FORT WORTH, Texas – The V-280 Valor on Dec. 18 celebrated a full year of flight during which it has flown more than 80 hours and reached speeds of more than 250 knots in forward flight and flown more than 300 miles from its birthplace in the Texas Panhandle to just outside Dallas.

Early in 2019, the aircraft should fulfill its namesake and demonstrate 280 knots in forward flight, according to Bell [TXT] program manager Ryan Ehinger.

The V-280 Valor advanced tiltrotor achieves first flight at Bell Helicopter’s Amarillo, Texas, facility. (Bell Helicopter photo)

“We’ll be looking to get our 280-knot milestone early next year,” Ehinger said. “All the projections and correlations and analysis say we have plenty of power to achieve that, so it’s just a matter of getting the hours and flight time.”

While sister publication R&WI was in Fort Worth, the V-280 was down for maintenance, its nose cones removed and Bell technicians swarming through and around the aircraft.

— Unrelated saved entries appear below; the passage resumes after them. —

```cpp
const char* mythos_version(void) { return "mythos_amd 0.1 (gfx950)"; }

const char* mythos_last_error(void) { return g_last_error.c_str(); }

int mythos_device_count(void) {
  int n = 0;
  if (hipGetDeviceCount(&n) != hipSuccess) return 0;
  return n;
}

int mythos_debug_set(int key, int64_t value) {
  if (key < 0 || key >= MYTHOS_DEBUG_KEYS || value < 0) {
    set_error("mythos_debug_set: unknown key or negative value");
    return MYTHOS_ERR_INVALID_ARGUMENT;
  }
// ... 315 lines not shown
```

mythos_amd/csrc/langevin.hip:

```cpp
#include <algorithm>
#include <memory>
#include <vector>

#include "langevin_core.inc"
#include "point_force_checks.h"

namespace {
MdEntries md_entries_of(const mythos_sim* s) { return s->sys->dtype == MYTHOS_F32 ? md_entries<float>() : md_entries_f64(); }

ExtFieldView ext_point_part(const ExtFieldView& v) {
  ExtFieldView o;
  o.n_points = v.n_points;
  o.pt_kind = v.pt_kind, o.pt_particle = v.pt_particle, o.pt_ref = v.pt_ref, o.pt_flags = v.pt_flags, o.pt_param = v.pt_param;
  for (int a = 0; a < 3; ++a) o.box[a] = v.box[a];
  return o;
}

int ext_entries_merge(mythos_sim* s) {
  const std::vector<int>&ri = s->h_rst_index, &rf = s->h_rst_first, &rt = s->h_rst_term, &pp = s->h_pt_particle;
  ExtFieldView& v = s->rst;
  v.n_entries = v.n_points = 0;
  v.e_index = v.e_first = v.e_term = v.pt_first = nullptr;
  std::vector<int> e_index, e_first{0}, e_term, pt_first{0};
  size_t a = 0, b = 0;
// ... 37 lines not shown
  s->device = sys->device;
  s->dt = dt;
  s->kT = kT;
  s->gamma_t = gamma_t;
  s->gamma_r = gamma_r;
  s->mass = mass;
  for (int k = 0; k < 3; ++k) s->inertia[k] = inertia ? inertia[k] : 1.0;
  s->seed = seed;
  const size_t v4 = (sys->dtype == MYTHOS_F32 ? sizeof(float4) : sizeof(double4)) * (size_t)sys->n;
  bool ok = md_run_create(*s);
  for (int k = 0; k < 2; ++k)
    for (int a = 0; a < mythos_sim::kFrameArrays; ++a) ok = ok && s->frame[k][a].alloc(v4) == 0;
  ok = ok && s->keep_hi.alloc(v4) == 0 && s->keep_lo.alloc(v4) == 0 &&
       s->d_epart.alloc((size_t)((sys->n + 15) / 16) * kTraceWidth) == 0 && sys->reserve_refs() == 0;
  if (!ok) {
    set_error("mythos_langevin_create: device allocation failed");
    return nullptr;
  }
  return s.release();
}

void mythos_langevin_destroy(mythos_sim_t* s) { delete s; }

int mythos_langevin_set_neighbor_policy(mythos_sim_t* s, double r_cut, double skin, int every) {
  if (!s || (every > 0 && (!(r_cut > 0) || !(skin > 0)))) {
    set_error("mythos_langevin_set_neighbor_policy: invalid argument");
    return MYTHOS_ERR_INVALID_ARGUMENT;
  }
  s->r_cut = r_cut;
  s->skin = skin;
  s->rebuild_every = every;
  s->list_fitted = false;
  s->list_valid = false;
  return MYTHOS_OK;
}

int mythos_langevin_init_momenta(mythos_sim_t* s, void* p_lin, void* p_ang, mythos_stream_t stream) {
  if (!s || !p_lin || !p_ang) {
    set_error("mythos_langevin_init_momenta: invalid argument");
    return MYTHOS_ERR_INVALID_ARGUMENT;
  }
  MYTHOS_HIP_TRY(hipSetDevice(s->device));
  return md_entries_of(s).init_momenta(s, p_lin, p_ang, (hipStream_t)stream);
}

namespace {

int md_ready_state(mythos_sim_t* s, const char* who) {
  mythos_system* sys = s->sys;
  if (!sys->params_set) {
    set_error(std::string(who) + ": parameters must be set first");
    return MYTHOS_ERR_NOT_READY;
  }
  if (sys->model == 4 && !sys->types_set) {
    set_error(std::string(who) + ": an oxNA system needs its nucleotide types (mythos_oxdna_set_nucleotide_types)");
    return MYTHOS_ERR_NOT_READY;
  }
  MYTHOS_HIP_TRY(hipSetDevice(sys->device));
  return MYTHOS_OK;
}

int md_ready(mythos_sim_t* s, const char* who) {
  mythos_system* sys = s->sys;
  if (int rc = md_ready_state(s, who)) return rc;
  if (!sys->nbrs_set && s->rebuild_every <= 0) {
    set_error(std::string(who) + ": parameters and neighbours (or a neighbour policy) must be set first");
// ... 553 lines not shown
```

mythos_amd/csrc/langevin_core.inc:

```
#include <algorithm>
#include <cmath>
#include <type_traits>

#include <hip/hip_ext.h>

#ifndef MYTHOS_LEAN_MATH
#define MYTHOS_LEAN_MATH 1
#endif

#include "cell_list.h"
#include "chunk_order.h"
#include "md_driver.h"
#include "md_plan.h"
#include "oxdna_gather.h"
#include "philox.h"

#include "langevin_step.h"
#include "langevin_frame.h"
#include "ext_field.h"
#include "langevin_unfused.inc"

using namespace mythos;

namespace mythos {
// ... 126 lines not shown
                               (const int*)sim->d_flags.get(), (const int*)halt_words, k, stamp, sim->d_rst_stamp.get(), st);
    }
    auto launch = [&](auto save_tag, auto items_tag, auto pseq_tag, auto dense_tag, auto lanes_tag) {
      hipExtLaunchKernelGGL((md_step_kernel<R, MODEL, decltype(save_tag)::value, decltype(items_tag)::value, decltype(pseq_tag)::value,
                                            decltype(dense_tag)::value, decltype(lanes_tag)::value>),
                            dim3(plan.grid), dim3(kMdBlock), 0, st, row.ea, row.eb, 0,
                            Pdev, box, K, cut, n, fr[cur], fr[cur ^ 1], sys->list.d_rows.get(), sys->d_row_len.get(), row_close_of(sys),
                            sys->list.stride, sys->extra_bonds ? 1 : 0, kick_close, row.do_step, sim->seed, (uint64_t)(sim->step + k), ref,
                            ref_off, ref_a1, sim->d_flags.get(), tc, tq, sim->d_epart.get(), sim->d_chunk_order.get(), halt_words, k, 0,
                            plan.prio_on, pseq);
    };
    with_bool(save, [&](auto save_tag) {
      with_bool(sim->items_big, [&](auto big_tag) {
        constexpr bool SV = decltype(save_tag)::value;
        using Items = std::integral_constant<int, decltype(big_tag)::value ? md_items_big<R, SV>() : kMdItems>;
        with_bool(use_pseq, [&](auto pseq_tag) {
          using L8 = std::integral_constant<int, 8>;
          using L16 = std::integral_constant<int, 16>;
          constexpr bool dense_exists = sizeof(R) == 4 && !SV && !decltype(pseq_tag)::value && Items::value == kMdItems && MODEL <= 2;
          if (sim->lanes == 16) {
            launch(save_tag, Items{}, pseq_tag, std::false_type{}, L16{});
          } else if constexpr (dense_exists) {
            with_bool(plan.dense_grid, [&](auto dense_tag) { launch(save_tag, Items{}, pseq_tag, dense_tag, L8{}); });
          } else {
            launch(save_tag, Items{}, pseq_tag, std::false_type{}, L8{});
          }
        });
      });
    });
    if (save)
      hipLaunchKernelGGL(reduce_trace_kernel<kTraceWidth>, dim3(1), dim3(256), 0, st, sim->d_epart.get(), blocks,
                         e_trace + (size_t)row.sidx * kTraceWidth);
  };
  auto rebuild = [&](int buf) -> int {
    if ((++sim->builds & 63) == 0)
      if (int rc = update_chunk_order<R>(sim, fr[buf].p0, blocks, st)) return rc;
    return rows_build_device(sys, fr[buf].p0, true, sim->r_cut, sim->skin, fr[buf].p3, fr[buf].p1, true, st);
  };
  auto rebuild_until_fit = [&](int buf) -> int {
    return rows_build_until_fit(sys, fr[buf].p0, true, sim->r_cut, sim->skin, fr[buf].p3, fr[buf].p1, true, true, st);
  };
  auto on_abort = [&]() -> int {
    if (!sim->items_big) {
      sim->items_big = true;
      return 0;
    }
    set_error("mythos_langevin_run: more than " + std::to_string(md_items_big<R, false>()) + " (" + std::to_string(md_items_big<R, true>()) +
              " on steps that save energies)"
              " neighbours of one nucleotide are inside the range of an angular term (overlapping bases?)");
    return MYTHOS_ERR_OVERFLOW;
  };
  MdDrive d;
  d.who = "mythos_langevin_run";
  d.n_steps = n_steps, d.save_every = save_every, d.close = close;
  d.energy_rows = save_every > 0 && e_trace != nullptr;
  d.plain_rows = save_every > 0 && e_trace == nullptr && (traj_center != nullptr || traj_quat != nullptr);
  d.dynamic_list = dynamic_list;
  d.halt_words = halt_words;
  d.row_stride = &sys->list.stride;
  d.skin = sim->skin;
  d.st = st;
  return md_drive(*sim, d, launch_step, rebuild, rebuild_until_fit, on_abort);
}
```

Reporters were prohibited from photographing the aircraft in such a state of undress, for fear its engineering secrets would be laid bare.

But since its move to Fort Worth from is birthplace in Amarillo, Texas, the company has been able to double the time between major inspection and maintenance groundings. The aircraft is now a resident of Bell’s Flight Research Center near Fort Worth where the company flight tested the V-22 Osprey and is currently testing the 525 Relentless.

“Since we’ve come down here, we’ve been able to show the reliability and maintainability of the aircraft,” he said. “Even in the short time we’ve been operating the aircraft, we have that level of confidence in the platform.”

The V-280 Valor is one of two prototype aircraft participating in the Army’s Joint Multirole Demonstration (JMR-TD) program. The other is the Sikorsky [LMT]/Boeing [BA] SB-1 Defiant compound helicopter that was supposed to fly in 2018 but will now leave the ground in 2019.

In nearly 85 hours of flight and more than 180 rotor turn hours, the V-280 has achieved forward flight at 250 knots true airspeed, in-flight transitions between cruise mode and vertical takeoff and landing, 50-degree banked turns at 200 knots indicated airspeed, 4,500 feet-per-minute rate of climb and sustained flight at 11,500 feet.

It also flew more than 300 miles on two consecutive days, first around Fort Worth to gauge performance and then from Amarillo to Fort Worth – a distance of 370 miles – with company flight test engineers aboard. It cruised at 220 knots at 11,000 feet during the flight, Ehinger said.

Bell’s plans for now are to continue expanding the aircraft’s performance envelope and check off key performance boxes. The aircraft was named the V-280 as an aspirational nod to a 289-knot sprint speed, so demonstrating that level of performance is a major goal for 2019, Ehinger said.

Next year also will see more exploration of the Valor’s slow-speed agility and maneuverability like the aerobatic pirouettes it has performed in public demonstrations, Ehinger said. Bell also will install and test fly Lockheed Martin’s Pilotage Distributed Aperture System, which will give pilots and passengers a 360-degree view of the exterior of the aircraft.

“We’ve test fit it,” Ehinger said of the PDAS. “We’ll be installing that system and running it that year.”

The V-280 continues to expand the envelope in flight testing and expects to complete all the key performance parameters in the coming months, including additional low-speed agility tests and full cruise speed in forward flight.

“This anniversary is an important milestone as we provide options for the U.S. Army to meet its vision for a modernized force in the near future and regain overmatch in vertical lift,” Vince Tobin, executive vice president for military business, said in a statement. “We are prepared to field a suitable, affordable and sustainable aircraft to meet that accelerated timeframe.”